Honduras’ total ban on abortion in all circumstances puts women and girls in danger and violates their rights, Human Rights Watch said, releasing a web feature on the topic. This excellent article shares moving stories of Honduran women confronting the cruel effects of the abortion law. They include a woman forced to bear her rapist’s child; a woman facing jail after having a miscarriage; women who experienced complications from clandestine abortions; a pro-choice pastor who has faced death threats for her activism; a doctor who cannot always act in her patients’ best interests; and women who share information about safe abortion in secret through an anonymous phone line.

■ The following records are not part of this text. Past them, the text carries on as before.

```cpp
template <bool LDS, int MODE, bool AREA, int KMAX, bool MESH, int SPEC, int RESW = 0, bool RH16 = false, uint32_t FACTS = 0>
#ifndef DTOF_MESH_WAVES
#define DTOF_MESH_WAVES 3
#endif
#ifndef DTOF_K4_RES_LDS
#define DTOF_K4_RES_LDS 1
#endif
__global__ __launch_bounds__(RESW ? RESW * 64 : kShadeBlock, RESW ? RESW / 4 : (MODE == 2 && !MESH && !SPEC && KMAX == 1) ? 4 : (MODE != 0 && MESH) ? ((SPEC && KMAX > 1) ? 2 : DTOF_MESH_WAVES) : 1) void k_shade(ShadeArgs args_by_value) {
    constexpr bool FUSED = MODE != 0, FIRST = MODE == 2;
    static_assert(FACTS == 0 || MODE == 2, "plan facts describe a first-bounce launch");
    constexpr bool F_SINGLE_PASS = (FACTS & kFactSinglePass) != 0, F_DOPPLER_CORR = (FACTS & kFactDopplerCorr) != 0, F_NO_LANE_OUT = (FACTS & kFactNoLaneOutput) != 0;
    constexpr bool F_IDENTITY = (FACTS & kFactIdentityQueue) != 0, F_NO_RR = (FACTS & kFactNoRoulette) != 0, F_CORRELATED = (FACTS & kFactCorrelated) != 0;
    constexpr bool F_WHOLE_PATH = (FACTS & kFactWholePath) != 0, F_ONE_BLOCK = (FACTS & kFactOneBlock) != 0, F_ONE_EMITTER = (FACTS & kFactOneEmitter) != 0;
    constexpr bool F_WAVE_PIXEL = (FACTS & kFactWavePixel) != 0;
    constexpr bool F_FLAT = (FACTS & kFactFlat) != 0, F_ONE_WALL = (FACTS & kFactOneWall) != 0, F_FUSED_SPLAT = (FACTS & kFactFusedSplat) != 0;
    constexpr bool F_EMITTER_SAMPLED = (FACTS & kFactEmitterSampled) != 0, F_ID24 = (FACTS & kFactIdShift24) != 0, F_SHIFTS = facts_lane_shifts(FACTS);
    constexpr bool F_FRAMES = F_ONE_WALL && DTOF_WALL_FRAMES;
    static_assert(!F_FLAT || (!MESH && SPEC == 0 && RESW == 0), "trace_flat serves the staged rectangle-only diffuse kernels");
    static_assert(!F_ONE_WALL || F_FLAT, "the one wall is an object of the flat table");
    static_assert(!F_FUSED_SPLAT || KMAX == 1, "the fused splat is the one-film kernels'");
    static_assert(!F_WAVE_PIXEL || F_IDENTITY, "whole waves of one pixel are provable for an identity queue only");
    static_assert(!F_ONE_BLOCK || RESW == 0, "blocks per segment belong to the classic launch");
    constexpr bool RES_LDS = RESW != 0 && KMAX > 1 && DTOF_K4_RES_LDS;
    constexpr bool S16 = RESW != 0 && KMAX > 1;
    static_assert(!RES_LDS || 3 * KMAX == (int) kParkWords + 1, "the film-state columns hold all but the last float of the K results");
    constexpr bool PARK_ST = DTOF_PARK && RESW == 16 && KMAX == 1;
    constexpr bool PARK = DTOF_PARK && RESW == 16 && (KMAX == 1 || RES_LDS);
    constexpr uint32_t kRngAt = RES_LDS ? kParkWords : 0u;
    constexpr int KREG = RES_LDS ? 1 : KMAX;
    constexpr uint32_t kStackStride = RESW ? RESW * 64 : kShadeBlock;
    static_assert(RESW == 0 || (MODE == 2 && !LDS && MESH), "the resident stage exists for the unstaged fused first-bounce kernel with mesh code");
    static_assert(!RH16 || RESW != 0, "half-float LDS planes belong to the resident stage");
    extern __shared__ uint4 lds[];
    __shared__ uint32_t s_inline_all[(RESW ? RESW : 1) * 2 * kMaxInline];
    typedef const char __attribute__((address_space(4))) *KernargBytes;
    const KernargBytes kernarg = (KernargBytes) __builtin_amdgcn_kernarg_segment_ptr();
    const ShadeArgs &A0 = *(const ShadeArgs *) kernarg;
    const uint32_t lane_id = RESW ? threadIdx.x & 63u : threadIdx.x, wave_id = RESW ? threadIdx.x >> 6 : 0u;
    uint32_t *const s_inline = s_inline_all + wave_id * 2 * kMaxInline;
// ... 96 lines not shown
    if constexpr (RES_LDS) res_clear();
    const float4 zero4 = make_float4(0.f, 0.f, 0.f, 0.f);
    uint32_t hid = 0xffffffffu; float4 ra = make_float4(0.f, 0.f, 0.f, 0.f), rb = make_float4(0.f, 0.f, 1.f, 0.f), st = ra; uint4 hh = make_uint4(0u, 0u, 0u, 0u); Rng main = { 0ull, 1ull }, path = { 0ull, 1ull };
    float4 stb_reg = make_float4(0.f, 0.f, 0.f, 1.f); float2 stc_reg = make_float2(1.f, 1.f);
    uint32_t *const parku = (uint32_t *) park;
    auto park_store = [&]() {
        parku[kRngAt * kStackStride] = (uint32_t) main.state; parku[(kRngAt + 1) * kStackStride] = (uint32_t) (main.state >> 32); parku[(kRngAt + 2) * kStackStride] = (uint32_t) (main.inc >> 1);
        parku[(kRngAt + 3) * kStackStride] = (uint32_t) path.state; parku[(kRngAt + 4) * kStackStride] = (uint32_t) (path.state >> 32); parku[(kRngAt + 5) * kStackStride] = (uint32_t) (path.inc >> 1);
        if (PARK_ST) { park[6 * kStackStride] = st.x; park[7 * kStackStride] = st.y; park[8 * kStackStride] = st.z; park[9 * kStackStride] = st.w; }
    };
    auto park_load = [&]() {
        main.state = (uint64_t) parku[kRngAt * kStackStride] | ((uint64_t) parku[(kRngAt + 1) * kStackStride] << 32); main.inc = ((uint64_t) parku[(kRngAt + 2) * kStackStride] << 1) | 1u;
        path.state = (uint64_t) parku[(kRngAt + 3) * kStackStride] | ((uint64_t) parku[(kRngAt + 4) * kStackStride] << 32); path.inc = ((uint64_t) parku[(kRngAt + 5) * kStackStride] << 1) | 1u;
        if (PARK_ST) st = make_float4(park[6 * kStackStride], park[7 * kStackStride], park[8 * kStackStride], park[9 * kStackStride]);
    };
    const bool valid_start = SPEC && rp.has_env && !rp.hide_emitters;
    bool valid_reg = valid_start;
    float memo_m[12], memo_inv[12];
    typename std::conditional<F_FRAMES, WallFrames, NoFrames>::type wf;
    if constexpr (F_FRAMES) {
        wf.n = mk(0.f, 0.f, 1.f); wf.s = mk(1.f, 0.f, 0.f);
        wf.table = (const DFlatFrame *) ((const uint4 *) ((const DFlatObject *) (sv.base + rp.flat_off) + rp.flat_objects) + 1 + rp.flat_objects);
    }
    bool lane_on = in_range;
#ifdef DTOF_TRAVERSAL_STATS
    constexpr uint64_t kPoisonState = 0xdeadbeefcafef00dull;
    if (!in_range) { main.state = path.state = kPoisonState; const float pz = u2f(0x7fc0dead); ra = rb = st = make_float4(pz, pz, pz, pz); }
#define DTOF_POISON_CHECK() do { if (main.state == kPoisonState || path.state == kPoisonState || f2u(st.x) == 0x7fc0deadu || f2u(ra.x) == 0x7fc0deadu) DTOF_STAT(14); } while (0)
#else
#define DTOF_POISON_CHECK() ((void) 0)
#endif
    const bool wave_pixel = F_WAVE_PIXEL || (FIRST && rp.spp_log2 != 0xffffffffu && rp.spp_log2 >= 6 && (rp.lane_base & 63u) == 0 && count - cbase >= (uint32_t) kShadeBlock);
    const bool fuse_splat = F_FUSED_SPLAT || (FIRST && A.film != nullptr);
    float2 pos_reg = make_float2(0.f, 0.f);
    if (in_range) {
        l = qin ? qin[seg * kSeg + j] : seg * kSeg + j;
        if (FIRST) {
            const PrimaryLane pl = generate_lane<SPEC == 0, FACTS>(rp, global_lane<FACTS>(rp, rp.lane_base + l), wave_pixel, rp.lane_base + l);
            ra = pl.ray_a; rb = pl.ray_b; main = pl.main; path = pl.path; st = make_float4(1.f, 1.f, 1.f, 0.f);
            if (PARK) park_store();
            pos_reg = pl.pos;
            if (!fuse_splat) {
                q.pos[l] = pl.pos;
                q.rng_b[l] = make_uint2((uint32_t) (main.inc >> 1), (uint32_t) (path.inc >> 1));
            }
            if (dbg) {
                LaneDebug &o = dbg[l];
                o.time = ra.w; o.ray_o[0] = ra.x; o.ray_o[1] = ra.y; o.ray_o[2] = ra.z; o.ray_d[0] = rb.x; o.ray_d[1] = rb.y; o.ray_d[2] = rb.z;
            }
            if (have_memo) instance_memo_fill(sv, ra.w, memo_m, memo_inv);
            if constexpr (F_FRAMES) {
                const DShape &ws = sv.shapes[sv.groups[sv.objects[sv.memo_obj].index].first_shape];
                wf.n = normalize(xf_normal(memo_inv, mk(ws.n[0], ws.n[1], ws.n[2])));
                const V3 du = xf_vector(memo_m, mk(ws.dp_du[0], ws.dp_du[1], ws.dp_du[2]));
                wf.s = normalize(vfma(wf.n, -dot(wf.n, du), du));
                if (du.x == 0.f && du.y == 0.f && du.z == 0.f) { V3 tt; coordinate_system(wf.n, wf.s, tt); }
            }
            Hit h;
            bool found = (F_FLAT || flat) ? trace_flat<false, true, FACTS & kFactsFlatTable>(sv, (ConstBytes) A.scene + rp.flat_off, rp.flat_off, flat, stack, mk(ra.x, ra.y, ra.z), mk(rb.x, rb.y, rb.z), ra.w, rb.w, h)
                              : trace_scene<false, MESH, FUSED, RESW != 0, kStackStride, S16, 0u, false, RH16>(sv, stack, mk(ra.x, ra.y, ra.z), mk(rb.x, rb.y, rb.z), ra.w, rb.w, h);
            hh = make_uint4(f2u(h.t), f2u(h.u), f2u(h.v), h.prim);
            hid = found ? (h.obj | (h.shape << (F_ID24 ? 24u : q.id_shift))) : 0xffffffffu;
// ... 96 lines not shown
                    if (SPEC && on && sh->tex_radiance) le = texture_eval(sv, sh->tex_radiance << 4, si.u, si.v);
#pragma unroll
                    for (int k = 0; k < KMAX; ++k) if (KMAX == 1 || k < rp.n_offsets) {
                        V3 v = le * mis_bsdf;
                        if (!plain) v = v * modulation_weight<FACTS>(rp, rp.w_d[k], rp.phase[k], time, path_length);
                        float4 r;
                        if constexpr (RES_LDS) r = res_get(k); else r = rcur[k];
                        const float4 acc = make_float4(fmaf(thr.x, v.x, r.x), fmaf(thr.y, v.y, r.y), fmaf(thr.z, v.z, r.z), 0.f);
                        if constexpr (RES_LDS) res_put(k, acc); else rcur[k] = acc;
                    }
                    res_dirty = !RES_LDS;
                }
            }

            if (terminal && !active_next) {
                if constexpr (!RES_LDS) if (res_dirty) {
#pragma unroll
                    for (int k = 0; k < KMAX; ++k) if (KMAX == 1 || k < rp.n_offsets) res_put(k, rcur[k]);
                }
                if (!F_NO_LANE_OUT && rp.want_valid) q.valid_out[l] = make_float4(1.f, 0.f, 0.f, 0.f);
            } else {
            const bool use_path = !single && correlate;
            Rng sel = use_path ? path : main;
            float e1 = next_f32(sel), e2 = next_f32(sel);
            bool active_em = active_next && (F_ONE_EMITTER || sv.n_emitters > 0) && (!SPEC || bsdf_is_smooth(sh->bsdf) || ((sh->flags & (SF_BLEND | SF_TWOSIDED2)) && bsdf_is_smooth(sv.shapes[sh->blend_other].bsdf)));
            V3 em_weight = mk(0, 0, 0), wo = mk(0, 0, 0); float ds_dist = 0.f, ds_pdf = 0.f; bool ds_delta = true;
            if (active_em) {
                const EmitterSample es = sample_emitter_direction<AREA, MESH, SPEC, F_ONE_EMITTER>(sv, si.p, e1, e2, pmf);
                const V3 dsp = es.p, dd = es.d;
                em_weight = es.weight; ds_dist = es.dist; ds_pdf = es.pdf; ds_delta = es.delta; active_em = es.usable;
                V3 so = offset_p(si, dsp - si.p);
                V3 sd = dsp - so;
                float sdist = norm(sd);
                sd = sd * rcp(sdist);
                sha = make_float4(so.x, so.y, so.z, sdist * (1.f - kShadowEps));
                shb = make_float4(sd.x, sd.y, sd.z, time);
                wo = want_frame ? mk(dot(dd, si.sh_s), dot(dd, si.sh_t), dot(dd, si.sh_n)) : mk(0.f, 0.f, dot(dd, si.sh_n));
            }
            float sample_1 = 0.f, s2x = 0.f, s2y = 0.f;
            if (!terminal) { sample_1 = next_f32(sel); s2x = next_f32(sel); s2y = next_f32(sel); }

            BsdfOut bo;
            bsdf_eval_pdf_sample<SPEC>(sv, sh, si, wo, active_em, sample_1, s2x, s2y, bo, !terminal);
            const V3 bsdf_val = bo.val, bs_wo = bo.wo; V3 bsdf_weight = bo.weight;
            const float bsdf_pdf = bo.pdf, bs_pdf = bo.bs_pdf, bs_eta = bo.bs_eta; const bool bs_delta = bo.bs_delta, bs_null = bo.bs_null;
            if (active_em) {
                const float mis_em = ds_delta ? 1.f : mis_weight(ds_pdf, bsdf_pdf);
                bool nonzero = false;
                if constexpr (RES_LDS) {
                    pend_thr = thr; pend_len = path_length + ds_dist;
                    pend_v = mk(bsdf_val.x * em_weight.x * mis_em, bsdf_val.y * em_weight.y * mis_em, bsdf_val.z * em_weight.z * mis_em);
                    nonzero = (int) (pend_thr.x * pend_v.x != 0.f) | (int) (pend_thr.y * pend_v.y != 0.f) | (int) (pend_thr.z * pend_v.z != 0.f);
                } else {
#pragma unroll
                for (int k = 0; k < KMAX; ++k) if (KMAX == 1 || k < rp.n_offsets) {
                    float4 r = AREA ? rcur[k] : res_get(k);
                    V3 v = mk(bsdf_val.x * em_weight.x * mis_em, bsdf_val.y * em_weight.y * mis_em, bsdf_val.z * em_weight.z * mis_em);
                    if (!plain) { float lw = modulation_weight<FACTS>(rp, rp.w_d[k], rp.phase[k], time, path_length + ds_dist); v = v * lw; }
                    float3 c = make_float3(fmaf(thr.x, v.x, r.x), fmaf(thr.y, v.y, r.y), fmaf(thr.z, v.z, r.z));
                    cand[k] = c;
                    nonzero |= f2u(c.x) != f2u(r.x) || f2u(c.y) != f2u(r.y) || f2u(c.z) != f2u(r.z);
                }
                }
                want_shadow = nonzero;
            }
            if constexpr (!RES_LDS) if (res_dirty) {
#pragma unroll
                for (int k = 0; k < KMAX; ++k) if (KMAX == 1 || k < rp.n_offsets) res_put(k, rcur[k]);
            }
            if (terminal) {
                if (!F_NO_LANE_OUT && rp.want_valid) q.valid_out[l] = make_float4(1.f, 0.f, 0.f, 0.f);
            } else {
            V3 nd = vfma(si.sh_n, bs_wo.z, vfma(si.sh_t, bs_wo.y, si.sh_s * bs_wo.x));
            V3 no = offset_p(si, nd);
            thr = mk(thr.x * bsdf_weight.x, thr.y * bsdf_weight.y, thr.z * bsdf_weight.z);
            const float eta = eta_path * bs_eta;
            uint32_t ndepth = depth + 1;
            float thr_max = fmax_(fmax_(thr.x, thr.y), thr.z);
            float rr_prob = fmin_(thr_max * sqr(eta), .95f);
            bool rr_active = !F_NO_RR && ndepth >= rp.rr_depth;
            bool rr_continue = next_f32(sel) < rr_prob;
            if (use_path) { path.state = sel.state; main.state = pcg_jump6(main.state, main.inc); }
            else { main.state = sel.state; if (!single) path.state = pcg_jump6(path.state, path.inc); }
            if (rr_active) thr = thr * rcp(rr_prob);
            alive = active_next && (!rr_active || rr_continue) && thr_max != 0.f;
            const bool valid_now = !SPEC || valid_in || !bs_null;
            const bool ends = !alive || (last && !trace_next);
            if (SPEC && ends && !valid_now) {
                want_shadow = false;
                if constexpr (RES_LDS) res_clear();
                else {
#pragma unroll
                    for (int k = 0; k < KMAX; ++k) if (KMAX == 1 || k < rp.n_offsets) res_put(k, zero4);
                }
            }
            if (!F_NO_LANE_OUT && ends && rp.want_valid) q.valid_out[l] = make_float4(valid_now ? 1.f : 0.f, 0.f, 0.f, 0.f);
            if (FIRST) valid_reg = valid_now;
            if (alive) {
                nra = make_float4(no.x, no.y, no.z, time); nrb = make_float4(nd.x, nd.y, nd.z, kLargest);
                const float4 sta = make_float4(thr.x, thr.y, thr.z, path_length), stb = make_float4(si.p.x, si.p.y, si.p.z, bs_pdf);
                const float2 stc = make_float2(eta, bs_delta ? 1.f : 0.f);
                if ((!FIRST || last) && trace_next) {
                    q.ray_a[l] = nra;
                    q.ray_b[l] = nrb;
                    q.st_a[l] = sta;
                    if (AREA) q.st_b[l] = stb;
// ... 49 lines not shown
            for (int k = 0; k < KMAX; ++k) if (KMAX == 1 || k < rp.n_offsets) q.res[(size_t) k * q.capacity + l] = make_float4(cand[k].x, cand[k].y, cand[k].z, 0.f);
        }
        if (alive && trace_next) {
            Hit h;
            bool found = (F_FLAT || flat) ? trace_flat<false, true, FACTS & kFactsFlatTable>(sv, (ConstBytes) A.scene + rp.flat_off, rp.flat_off, flat, stack, mk(nra.x, nra.y, nra.z), mk(nrb.x, nrb.y, nrb.z), nra.w, nrb.w, h)
                              : trace_scene<false, MESH, true, RESW != 0, kStackStride, S16, 0u, false, RH16>(sv, stack, mk(nra.x, nra.y, nra.z), mk(nrb.x, nrb.y, nrb.z), nra.w, nrb.w, h);
            if (!FIRST || last) store_hit<MESH>(q, l, h, found);
            if (FIRST) { hh = make_uint4(f2u(h.t), f2u(h.u), f2u(h.v), h.prim); hid = found ? (h.obj | (h.shape << (F_ID24 ? 24u : q.id_shift))) : 0xffffffffu; }
        }
        const uint32_t n_sh = (uint32_t) __popcll(__ballot(want_shadow)) * ((threadIdx.x & 63) == 0 ? 1u : 0u);
        if (last) n_shadow += n_sh; else if (lane_id == 0) s_inline[2 * it + 1] += n_sh;
    } else {
        uint32_t sslot = seg * kSeg + wave_append(want_shadow, n_shadow);
        if (want_shadow) {
            q.sh_a[sslot] = sha; q.sh_b[sslot] = shb;
#pragma unroll
            for (int k = 0; k < KMAX; ++k) if (KMAX == 1 || k < rp.n_offsets)
                q.sh_c[(size_t) k * q.capacity + sslot] = make_float4(cand[k].x, cand[k].y, cand[k].z, u2f(l));
        }
    }
    if (last) break;
    lane_on = alive;
    if (alive) { ra = nra; rb = nrb; DTOF_POISON_CHECK(); }
    }
    if constexpr (!RES_LDS) if (FIRST && fuse_splat) {
        const uint32_t W = (uint32_t) rp.crop_w;
        const uint32_t pix = F_SHIFTS ? (uint32_t) __builtin_amdgcn_readfirstlane((int) (rp.lane_base + l)) >> rp.spp_log2 : fdiv(global_lane(rp, rp.lane_base + l), rp.d_spp);
        const int py = (int) fdiv(pix, rp.d_w), px = (int) (pix - W * (uint32_t) py);
        const float sx = pos_reg.x, sy = pos_reg.y;
        const bool regular = in_range && (int) floorf(sx) - rp.crop_x == px && (int) floorf(sy) - rp.crop_y == py;
        if (wave_pixel) {
            const int upx = __builtin_amdgcn_readfirstlane(px), upy = __builtin_amdgcn_readfirstlane(py);
            const float relx = (float) (upx + rp.crop_x - 1) + .5f - sx, rely = (float) (upy + rp.crop_y - 1) + .5f - sy;
            float wx[3], wy[3];
#pragma unroll
            for (int a = 0; a < 3; ++a) { wx[a] = regular ? tent(relx + (float) a, rp.inv_radius) : 0.f; wy[a] = tent(rely + (float) a, rp.inv_radius); }
            const uint32_t sum_id = __brev(lane_id) >> 26, tap = sum_id >> 2, ch = sum_id & 3u;
            const int fx = upx - 1 + (int) (tap % 3u), fy = upy - 1 + (int) (tap / 3u);
            const bool store = sum_id < 36u && (unsigned) fx < W && (unsigned) fy < (unsigned) rp.crop_h;
#pragma unroll
            for (int k = 0; k < KMAX; ++k) if (KMAX == 1 || k < rp.n_offsets) {
                float *fk = A.film + (size_t) k * A.film_stride;
                if (in_range && !regular) splat_lane<F_FUSED_SPLAT ? FILTER_TENT : -1>(rp, fk, sx, sy, px, py, rbase[k].x, rbase[k].y, rbase[k].z);
                float v[36];
#pragma unroll
                for (int ys = 0; ys < 3; ++ys)
// ... 64 lines not shown
```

Public health data suggests that at least 40% of pregnancies are unplanned or unwanted at the time they occur. The full ban on abortion makes it impossible to know how many women and girls have abortions in Honduras. One Honduran NGO estimated that 50,000 to 80,000 abortions occur each yearWomen said they tried to end unwanted pregnancies using medication, but access to misoprostol is difficult and can be expensive. Many others use clandestine clinics. Data from the Honduras Health Secretary show that more than 8,600 women were hospitalised for complications from abortion or miscarriage in 2017. 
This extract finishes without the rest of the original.